Video

Project Summary:

As its name suggest, our project idea is inspired by the most polular vedio game PlayerUnknown’s Battlegrouds. The goal of this project is to have an agent to survive in the 40x40 flat ground with three enemies(zombies), two pigs, and ten traps spawned randomly in the environment. The agent should survive as long as possible to escape from the acttack of zombies or to kill pigs to increase its health points. The picture below for reference:

As for the challenges, we have lots of possible states should be defined in the 40x40 environment. Also, the agent has six actions should be taken into consideration. In the trainning process, the agent should learn to avoid enemies’ attacks and make some predictions according to their moves. After trainning the agent, the agent can intelligently avoid the enemies attacks and even attack them to protect itself - this is where we use an AL/ML algorithm. We mainly use reinforcement learning for problem, and we focus on Q-learning in this project.

This project is non-trivial because it is a brand-new experience for us to a create something original program developing from nothing. We implement the most decent algorithm to solve the problem by searching lots of resources online.
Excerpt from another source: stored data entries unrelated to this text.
#ifdef DD_MARS_STAMPS
    unsigned long long st_acc[8] = {0, 0, 0, 0, 0, 0, 0, 0}, st_last = __builtin_amdgcn_s_memtime();
    const unsigned long long st_begin = st_last;
#endif
    static_assert(LEAD == 2, "the counted waits below are written for two crops of look-ahead");
    for (int ci = 0; ci < LEAD; ++ci) issue();
    DD_STAMP(0);
    for (int c = 0; c <= Kc; ++c) {
#if defined(__HIP_DEVICE_COMPILE__)
        if (kh == 0 || c == 0) {
            if (c <= 1) asm volatile("s_waitcnt vmcnt(%0) lgkmcnt(0)" ::"i"(N_DMA) : "memory");
            else if (c == 2) asm volatile("s_waitcnt vmcnt(%0) lgkmcnt(0)" ::"i"(N_DMA + N_ST) : "memory");
            else asm volatile("s_waitcnt vmcnt(%0) lgkmcnt(0)" ::"i"(N_DMA + 2 * N_ST) : "memory");
        } else asm volatile("s_waitcnt lgkmcnt(0)" ::: "memory");
        DD_STAMP(2);
        __builtin_amdgcn_s_barrier();
        asm volatile("" ::: "memory");
#endif
        DD_STAMP(3);
        auto compute = [&](f4 (&kp)[S2 ? 4 : 2]) {
            const unsigned tb = (unsigned)(OFF_T + slot * TILE_B) + lo;
            f4 acc[2][2] = {{f4{0.f, 0.f, 0.f, 0.f}, f4{0.f, 0.f, 0.f, 0.f}}, {f4{0.f, 0.f, 0.f, 0.f}, f4{0.f, 0.f, 0.f, 0.f}}};
            if constexpr (!S2) {
                const unsigned bs[3] = {x == 0 ? ((tb - 16u) & 255u) : tb - 16u, tb, x == 3 ? ((tb + 16u) & 255u) : tb + 16u};
                h8 X[4][2];
#if defined(__HIP_DEVICE_COMPILE__)
#define DD_RD(u_) do { constexpr int t_ = (u_) >> 1, p_ = (u_) & 1, dy_ = t_ / 3, dx_ = t_ - dy_ * 3;                                      \
                       asm volatile("ds_read_b128 %0, %2 offset:%3\n\tds_read_b128 %1, %2 offset:%4"                                       \
                                    : "=&v"(X[(u_) & 3][0]), "=&v"(X[(u_) & 3][1]) : "v"(bs[dx_]), "n"(((4 * p_ + dy_) * 72) * 16), "n"(((4 * p_ + dy_) * 72 + 16) * 16) : "memory"); } while (0)
#define DD_UNIT(u_) do { if constexpr ((u_) + 3 < 18) DD_RD(((u_) + 3) % 18);                                                            \
                         asm volatile("s_waitcnt lgkmcnt(%2)" : "+v"(X[(u_) & 3][0]), "+v"(X[(u_) & 3][1]) : "n"((u_) + 3 < 18 ? 6 : 2 * (17 - (u_))));          \
                         _Pragma("unroll") for (int ks = 0; ks < 2; ++ks) _Pragma("unroll") for (int a = 0; a < 2; ++a)                  \
                             acc[(u_) & 1][a] = __builtin_amdgcn_mfma_f32_16x16x32_f16(wf[(u_) >> 1][ks][a], X[(u_) & 3][ks], acc[(u_) & 1][a], 0, 0, 0); } while (0)
                DD_RD(0); DD_RD(1); DD_RD(2);
                DD_UNIT(0); DD_UNIT(1); DD_UNIT(2); DD_UNIT(3); DD_UNIT(4); DD_UNIT(5); DD_UNIT(6); DD_UNIT(7); DD_UNIT(8);
                DD_UNIT(9); DD_UNIT(10); DD_UNIT(11); DD_UNIT(12); DD_UNIT(13); DD_UNIT(14); DD_UNIT(15); DD_UNIT(16); DD_UNIT(17);
#undef DD_UNIT
#undef DD_RD
#endif
            } else {
                f4 accp[2][2] = {{f4{0.f, 0.f, 0.f, 0.f}, f4{0.f, 0.f, 0.f, 0.f}}, {f4{0.f, 0.f, 0.f, 0.f}, f4{0.f, 0.f, 0.f, 0.f}}};
                h8 X[4];
                const unsigned pb = (unsigned)(OFF_A + slot * WS_PRJ_BYTES) + lo_prj;
                const h8 hz = {(_Float16)0.f, (_Float16)0.f, (_Float16)0.f, (_Float16)0.f, (_Float16)0.f, (_Float16)0.f, (_Float16)0.f, (_Float16)0.f};
#if defined(__HIP_DEVICE_COMPILE__)
#define DD_RD(u_) do { if constexpr ((u_) < 18) { constexpr int t_ = (u_) >> 1, p_ = (u_) & 1, dy_ = t_ / 3, dx_ = t_ - dy_ * 3;                    \
                           asm volatile("ds_read_b128 %0, %1 offset:%2" : "=&v"(X[(u_) & 3]) : "v"(tb), "n"(((8 * p_ + dy_) * 68 + (dx_ == 1 ? 32 : 0) + (dx_ == 2 ? 1 : 0)) * 16) : "memory"); } \
                       else asm volatile("ds_read_b128 %0, %1 offset:%2" : "=&v"(X[(u_) & 3]) : "v"(pb), "n"(((u_) - 18) * 256) : "memory"); } while (0)
#define DD_UNIT(u_) do { if constexpr ((u_) + 3 < 20) DD_RD(((u_) + 3) % 20);                                                            \
                         asm volatile("s_waitcnt lgkmcnt(%1)" : "+v"(X[(u_) & 3]) : "n"((u_) + 3 < 20 ? 3 : 19 - (u_)));               \
                         if constexpr ((u_) < 18) { const h8 xv_ = (((u_) >> 1) % 3 == 2 && x == 3) ? hz : X[(u_) & 3];                    \
                             _Pragma("unroll") for (int a = 0; a < 2; ++a) acc[(u_) & 1][a] = __builtin_amdgcn_mfma_f32_16x16x32_f16(wf[(u_) >> 1][0][a], xv_, acc[(u_) & 1][a], 0, 0, 0); } \
                         else { _Pragma("unroll") for (int a = 0; a < 2; ++a) accp[(u_) - 18][a] = __builtin_amdgcn_mfma_f32_16x16x32_f16(wp[a], X[(u_) & 3], accp[(u_) - 18][a], 0, 0, 0); } } while (0)
                DD_RD(0); DD_RD(1); DD_RD(2);
                DD_UNIT(0); DD_UNIT(1); DD_UNIT(2); DD_UNIT(3); DD_UNIT(4); DD_UNIT(5); DD_UNIT(6); DD_UNIT(7); DD_UNIT(8); DD_UNIT(9);
                DD_UNIT(10); DD_UNIT(11); DD_UNIT(12); DD_UNIT(13); DD_UNIT(14); DD_UNIT(15); DD_UNIT(16); DD_UNIT(17); DD_UNIT(18); DD_UNIT(19);
#undef DD_UNIT
#undef DD_RD
#endif
                char *Xm = smem + OFF_X + ((c & 1) * 8 + wave) * XW_B + lane * 16;
                *reinterpret_cast<f4 *>(Xm + 2048) = kh ? accp[0][0] : accp[1][0];
                *reinterpret_cast<f4 *>(Xm + 3072) = kh ? accp[0][1] : accp[1][1];
                kp[2] = kh ? accp[1][0] : accp[0][0];
                kp[3] = kh ? accp[1][1] : accp[0][1];
            }
            char *Xm = smem + OFF_X + ((c & 1) * 8 + wave) * XW_B + lane * 16;
            *reinterpret_cast<f4 *>(Xm) = kh ? acc[0][0] : acc[1][0];
            *reinterpret_cast<f4 *>(Xm + 1024) = kh ? acc[0][1] : acc[1][1];
            kp[0] = kh ? acc[1][0] : acc[0][0];
            kp[1] = kh ? acc[1][1] : acc[0][1];
        };
        if (kh == 0) {
            f4 kn[S2 ? 4 : 2];
            if (c < Kc) compute(kn);
            DD_STAMP(5);
#if defined(__HIP_DEVICE_COMPILE__)
            asm volatile("s_waitcnt lgkmcnt(0)" ::: "memory");
            __builtin_amdgcn_s_barrier();
            asm volatile("" ::: "memory");
#endif
            DD_STAMP(3);
            issue();
            DD_STAMP(1);
            if (c > 0) epilogue(c - 1);
            DD_STAMP(4);
#pragma unroll
            for (int i = 0; i < (S2 ? 4 : 2); ++i) keep[i] = kn[i];
        } else {
            issue();
            DD_STAMP(1);
            if (c > 0) epilogue(c - 1);
            DD_STAMP(4);
#if defined(__HIP_DEVICE_COMPILE__)
            if (c == 0) asm volatile("s_waitcnt vmcnt(%0) lgkmcnt(0)" ::"i"(N_DMA) : "memory");
            else if (c == 1) asm volatile("s_waitcnt vmcnt(%0) lgkmcnt(0)" ::"i"(N_DMA + N_ST) : "memory");
            else asm volatile("s_waitcnt vmcnt(%0) lgkmcnt(0)" ::"i"(N_DMA + 2 * N_ST) : "memory");
            __builtin_amdgcn_s_barrier();
            asm volatile("" ::: "memory");
#endif
            DD_STAMP(3);
            if (c < Kc) compute(keep);
            DD_STAMP(5);
        }
        slot = slot + 1 == NB ? 0 : slot + 1;
        rslot_prev = rslot;
        rslot = rslot + 1 == NBR ? 0 : rslot + 1;
    }
#if defined(__HIP_DEVICE_COMPILE__)
    asm volatile("s_waitcnt vmcnt(0)" ::: "memory");
#endif
#ifdef DD_MARS_STAMPS
    if (lane == 0) {
        unsigned long long *d = dd_mars_stamps + ((size_t)blockIdx.x * 8 + wave) * 8;
        for (int k = 0; k < 6; ++k) d[k] = st_acc[k];
        d[6] = __builtin_amdgcn_s_memtime() - st_begin;
        d[7] = (unsigned long long)Kc;
    }
#endif
}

It is also a kind of process for us to learn new knowledge as a team by communicating, cooperating, and integrating different opinions to reach unanimity.

Approaches

We have 3 enemies(zombies), 2 pigs and 10 traps spawn randomly in a 40X40 flat ground. The agent has 6 actions (left, right, forward, backward, attack, stop) and the agent should try to escape from zombies as far as possible to survive in the environment. It can also kill pigs to increase its health point and survival time in the world.

Algorithm

And our basic algorithm idea is from CS 175 classes. We decision to use Q-learning algorithm to solve the problem. The Q-learning algorithm’s logic is quite similar to the pseudo code given below. The Q-learning algorithm will choose the action with the highest Q-value for each state. The Q-value is calculated based on our defined rewards resulting from a state. The constant α(alpha), γ(gamma), ε(epsilon), and n(backsteps) were used to trim the algorihm and improve the performance.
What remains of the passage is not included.